I've obviously missed out on the recent history of A&K as I assume that there was some catalyst to move them to merge with ER?


----------



## NeilGoBlue

I'll let Mark answer more legally, but we still own the homes in an entity, and then we in effect lease the homes to ER so they can use them.  It, in effect, becomes our equity payment to be in ER. 

If in a few years, we don't like how things are going.. The owners of the holding company (us) can vote to liquidate the real estate, or find a new manager, or go at it alone..

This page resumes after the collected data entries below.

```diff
+      const uint16_t *at = pc.p + (ptrdiff_t)b.y * pc.stride + b.x;
+      if (b.w == 16 && b.h == 16)
+        tx2_job<TX_MODE_INV, 64, false, 16, 16>(s, b, bi, rec.bd, pc, at, pc.stride, pc, levels,
+                                                level_off, nnz_out, tx_tables, tx_tables_t, lay);
+      else
+        tx2_job<TX_MODE_INV, 64, false>(s, b, bi, rec.bd, pc, at, pc.stride, pc, levels,
+                                        level_off, nnz_out, tx_tables, tx_tables_t, lay);
+      wave_sync();
+    }
+    return;
+  }
+  const int g_half = (int)gridDim.x - g_full, n0 = l.count[0];
+  const int g = ME2_LANE >> 5;
+  for (int j = ((int)blockIdx.x - g_full) * TX2_WAVES + wave; 2 * j < n0;
+       j += g_half * TX2_WAVES) {
+    const int e = 2 * j + g;
+    const int bi = e < n0 ? l.list[0][e] : -1;
+    if (bi >= 0 && nnz_out[bi] != 0) {
+      const xvcgpu_tx_block b = blocks[bi];
+      if (tx_small_job(b) && b.w * b.h <= 64) {
+        const PlaneView pc = b.comp == 0 ? rec.c[0] : (b.comp == 1 ? rec.c[1] : rec.c[2]);
+        const uint16_t *at = pc.p + (ptrdiff_t)b.y * pc.stride + b.x;
+        if (b.w == 8 && b.h == 8)
+          tx2_job<TX_MODE_INV, 32, false, 8, 8>(s, b, bi, rec.bd, pc, at, pc.stride, pc, levels,
+                                                level_off, nnz_out, tx_tables, tx_tables_t, lay,
+                                                nullptr, g * 128);
+        else
+          tx2_job<TX_MODE_INV, 32, false>(s, b, bi, rec.bd, pc, at, pc.stride, pc, levels,
+                                          level_off, nnz_out, tx_tables, tx_tables_t, lay,
+                                          nullptr, g * 128);
+      }
+    }
+    wave_sync();
+  }
+}
+
+__global__ void __launch_bounds__(64 * TX2_WAVES)
+inv_listed_kernel(PicView rec, const xvcgpu_tx_block *blocks, RdoqLists l, int g_full,
+                  int16_t *levels, const uint32_t *level_off, int32_t *nnz_out,
+                  const int16_t *tx_tables, const int16_t *tx_tables_t, TxTableLayout lay) {
+  inv_listed_kernel_body(rec, blocks, l, g_full, levels, level_off, nnz_out, tx_tables,
+                         tx_tables_t, lay);
+}
+
 template <int MODE, bool RDOQ = false>
 __global__ void __launch_bounds__(64 * TX2_WAVES)
 residual_wave_kernel(PicView orig, PicView pred, PicView rec, const xvcgpu_tx_block *blocks, int n, int16_t *levels, const uint32_t *level_off, int32_t *nnz_out, const int16_t *tx_tables, const int16_t *tx_tables_t, TxTableLayout lay, const xvcgpu_rdoq_contexts *rq_ctx = nullptr, const xvcgpu_rdoq_params *rq_prm = nullptr, unsigned long long *dist_out = nullptr) {
diff --git a/xvc_amd/csrc/xvcgpu.hip b/xvc_amd/csrc/xvcgpu.hip
--- a/xvc_amd/csrc/xvcgpu.hip
+++ b/xvc_amd/csrc/xvcgpu.hip
@@ -1395,6 +1395,24 @@
   return l;
 }
 
+static int rdoq_one_launch_chunks() {
+  static const int v = [] {
+    const char *e = getenv("XVCGPU_RDOQ_ONE_LAUNCH_CHUNKS");
+    return e ? atoi(e) : RDOQ_ONE_LAUNCH_CHUNKS;
+  }();
+  return v;
+}
+
+static void launch_rdoq_lists(xvcgpu_ctx *ctx, int n, const RdoqLists &l, int form) {
+  const int chunks = std::max(1, (n + RDOQ_CHUNK - 1) / RDOQ_CHUNK);
+  if (form == 1 || (form == 0 && chunks <= rdoq_one_launch_chunks())) {
+    hipLaunchKernelGGL(rdoq_lists_kernel, dim3(chunks), dim3(1024), 0, ctx->stream, n, l);
+    return;
+  }
+  hipLaunchKernelGGL(rdoq_count_kernel, dim3(chunks), dim3(1024), 0, ctx->stream, n, l);
+  hipLaunchKernelGGL(rdoq_scatter_kernel, dim3(chunks), dim3(1024), 0, ctx->stream, n, l);
+}
+
 static xvcgpu_status quant_rdo_launch(xvcgpu_ctx *ctx, int bitdepth,
                                       const xvcgpu_tx_block *d_blocks, int n,
                                       const int16_t *d_coeffs, const uint32_t *d_offsets,
@@ -1425,11 +1443,7 @@
                        dim3(256), 0, ctx->stream,
                        bitdepth, d_blocks, n, d_coeffs, d_offsets, d_levels, d_nnz, d_contexts,
                        d_params, l);
-  {
-    const int chunks = (n + RDOQ_CHUNK - 1) / RDOQ_CHUNK;
-    hipLaunchKernelGGL(rdoq_count_kernel, dim3(chunks), dim3(1024), 0, ctx->stream, n, l);
-    hipLaunchKernelGGL(rdoq_scatter_kernel, dim3(chunks), dim3(1024), 0, ctx->stream, n, l);
-  }
+  launch_rdoq_lists(ctx, n, l, 0);
   static const int grid16 = [] {
     const char *e = getenv("XVCGPU_RDOQ_GRID16");
     const int v = e ? atoi(e) : 0;
@@ -1569,6 +1583,59 @@
                      d_level_offsets, const_cast<int32_t *>(d_nnz), ctx->d_tx_tables,
                      ctx->d_tx_tables_t, xvcgpu_tx_layout());
   CHECK_LAUNCH(ctx, "inv_transform_cu_order");
+  return XVCGPU_OK;
+}
+
+#ifndef INV_LISTED_GRID_FULL
+#define INV_LISTED_GRID_FULL 2048
+#endif
+#ifndef INV_LISTED_GRID_HALF
+#define INV_LISTED_GRID_HALF 512
+#endif
+
+xvcgpu_status xvcgpu_inv_transform_listed(xvcgpu_ctx *ctx, xvcgpu_picture *rec,
+                                          const xvcgpu_tx_block *d_blocks, int n_cus,
+                                          const int16_t *d_levels,
+                                          const uint32_t *d_level_offsets,
+                                          const int32_t *d_nnz) {
+  if (!ctx || !rec || n_cus < 0 ||
+      (n_cus && (!d_blocks || !d_levels || !d_level_offsets || !d_nnz)))
+    return XVCGPU_INVALID_ARGUMENT;
+  if (n_cus == 0) return XVCGPU_OK;
+  if (!ctx->d_rdoq_lists || (long long)ctx->rdoq_lists_cap < 3ll * n_cus)
+    return fail(ctx, XVCGPU_INVALID_ARGUMENT,
+                "inv_transform_listed: no class lists of a quantiser batch of 3 * n_cus blocks");
+  const int n = 3 * n_cus;
+  const int g_full = std::min((n + TX2_WAVES - 1) / TX2_WAVES, INV_LISTED_GRID_FULL);
+  const int g_half = std::min((n + 2 * TX2_WAVES - 1) / (2 * TX2_WAVES), INV_LISTED_GRID_HALF);
+  hipLaunchKernelGGL(inv_listed_kernel, dim3(g_full + g_half), dim3(64 * TX2_WAVES), 0,
+                     ctx->stream, rec->v, d_blocks, rdoq_lists_of(ctx), g_full,
+                     const_cast<int16_t *>(d_levels), d_level_offsets,
+                     const_cast<int32_t *>(d_nnz), ctx->d_tx_tables, ctx->d_tx_tables_t,
+                     xvcgpu_tx_layout());
+  CHECK_LAUNCH(ctx, "inv_transform_listed");
+  return XVCGPU_OK;
+}
+
+xvcgpu_status xvcgpu_quant_rdo_lists_from_classes(xvcgpu_ctx *ctx, const int8_t *d_cls, int n,
+                                                  int form, int32_t *d_lists,
+                                                  int32_t *d_counts) {
+  if (!ctx || n < 0 || form < 0 || form > 2 || !d_counts || (n && (!d_cls || !d_lists)))
+    return XVCGPU_INVALID_ARGUMENT;
+  {
+    const xvcgpu_status st = ensure_rdoq_scratch(ctx, std::max(n, 1), 0);
+    if (st != XVCGPU_OK) return st;
+  }
+  const RdoqLists l = rdoq_lists_of(ctx);
+  if (n)
+    HIP_TRY(ctx, hipMemcpyAsync(l.cls, d_cls, (size_t)n, hipMemcpyDeviceToDevice, ctx->stream));
+  launch_rdoq_lists(ctx, n, l, form);
+  CHECK_LAUNCH(ctx, "quant_rdo_lists_from_classes");
+  for (int c = 0; c < 3 && n; c++)
+    HIP_TRY(ctx, hipMemcpyAsync(d_lists + (size_t)c * n, l.list[c], sizeof(int32_t) * (size_t)n,
+                                hipMemcpyDeviceToDevice, ctx->stream));
+  HIP_TRY(ctx, hipMemcpyAsync(d_counts, l.count, 3 * sizeof(int32_t), hipMemcpyDeviceToDevice,
+                              ctx->stream));
   return XVCGPU_OK;
 }
 
@@ -2392,8 +2459,8 @@
             ctx->stream = ctx->hi_stream;
           }
           if (in_place) {
-            st = xvcgpu_inv_transform_cu_order(ctx, rec, a->d_tx, a->n_cus, a->d_levels,
-                                               a->d_level_off, a->d_nnz);
+            st = xvcgpu_inv_transform_listed(ctx, rec, a->d_tx, a->n_cus, a->d_levels,
+                                             a->d_level_off, a->d_nnz);
           } else {
             launch_residual<TX_MODE_INV>(ctx, pv, pv, rec->v, a->d_tx, a->n_tx, a->d_levels,
                                          a->d_level_off, a->d_nnz, nullptr, false);
@@ -2585,7 +2652,14 @@
     const int bd = args[0]->rec->bd;
     hipLaunchKernelGGL(rdoq_classify_multi_kernel, dim3((max_tx + 3) / 4, n), dim3(256), 0,
                        ctx->stream, q, bd);
-    hipLaunchKernelGGL(rdoq_compact_multi_kernel, dim3(1, n), dim3(1024), 0, ctx->stream, q);
+    {
+      const int chunks = (max_tx + RDOQ_CHUNK - 1) / RDOQ_CHUNK;
+      if (chunks <= rdoq_one_launch_chunks())
+        hipLaunchKernelGGL(rdoq_lists_multi_kernel, dim3(std::max(1, chunks), n), dim3(1024), 0,
+                           ctx->stream, q);
+      else
+        hipLaunchKernelGGL(rdoq_compact_multi_kernel, dim3(1, n), dim3(1024), 0, ctx->stream, q);
+    }
     const int g16 = std::min(max_tx, RDOQ_GRID16),
               g4 = std::min((max_tx + 3) / 4, RDOQ_GRID4), g64 = std::min(max_tx, RDOQ_GRID64);
     hipLaunchKernelGGL(quant_rdo_packed4_multi_kernel, dim3(g16 + g4, n), dim3(64), 0,
```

The fact that we have ownership in the properties and have no debt is saving our ass...


----------



## travelguy

Thanks for the clarification.  Sounds like a creative solution that could potentially be ... dare I say it ... "win/win".


----------



## NeilGoBlue

It's definitely a win-win-win-win.  Members that want to get out, get to get out. Members that want more locations get more locations. Members that want to downgrade to less nights can.   AK is happy, ER is happy with all the new dues paying members.  

Etc.


----------



## ClubsRDead

What happens to the development company homes, are they going to ER too?  Will members now be calling Denver instead of Chicago?  Club managers such as Darin, Stephanie, etc - how does the club afford to continue paying these people when ER's staff is obviously capable of handling the bookings for 100 people.  What about those who wanted OUT of A&K for the past couple of years, how do they get made whole if the entire premise of resignation was based upon new sales coming in, which one would assume there is no longer an A&K sales team as nothing's been sold in over a year.  Seems odd that club members could have selected any group to "manage" their business and appears to have taken one where they will just be a # in a computer.  If it however affords new travel opportunities and new assets it probably is a win to that degree as the landscape hadn't changed with homes at A&K since inception.  Good luck to all.


----------



## TarheelTraveler

A&K is leasing development co. homes to ER for a period of time to transition existing reservations.  Former AKRC members (now Residence Club Holding Co. members) will have an ER ambassador, and ER will be managing the properties.  RCHC will not be using the A&K Management Company after the end of the year.  The ER portfolio broadly expands the travel portfolio for traveling members, which as CRD points out was stuck since inception.  A&K becomes a major travel provider to ER, so A&K benefits.  ER gets more dues paying members and ER members get a few more destinations and some nice homes.  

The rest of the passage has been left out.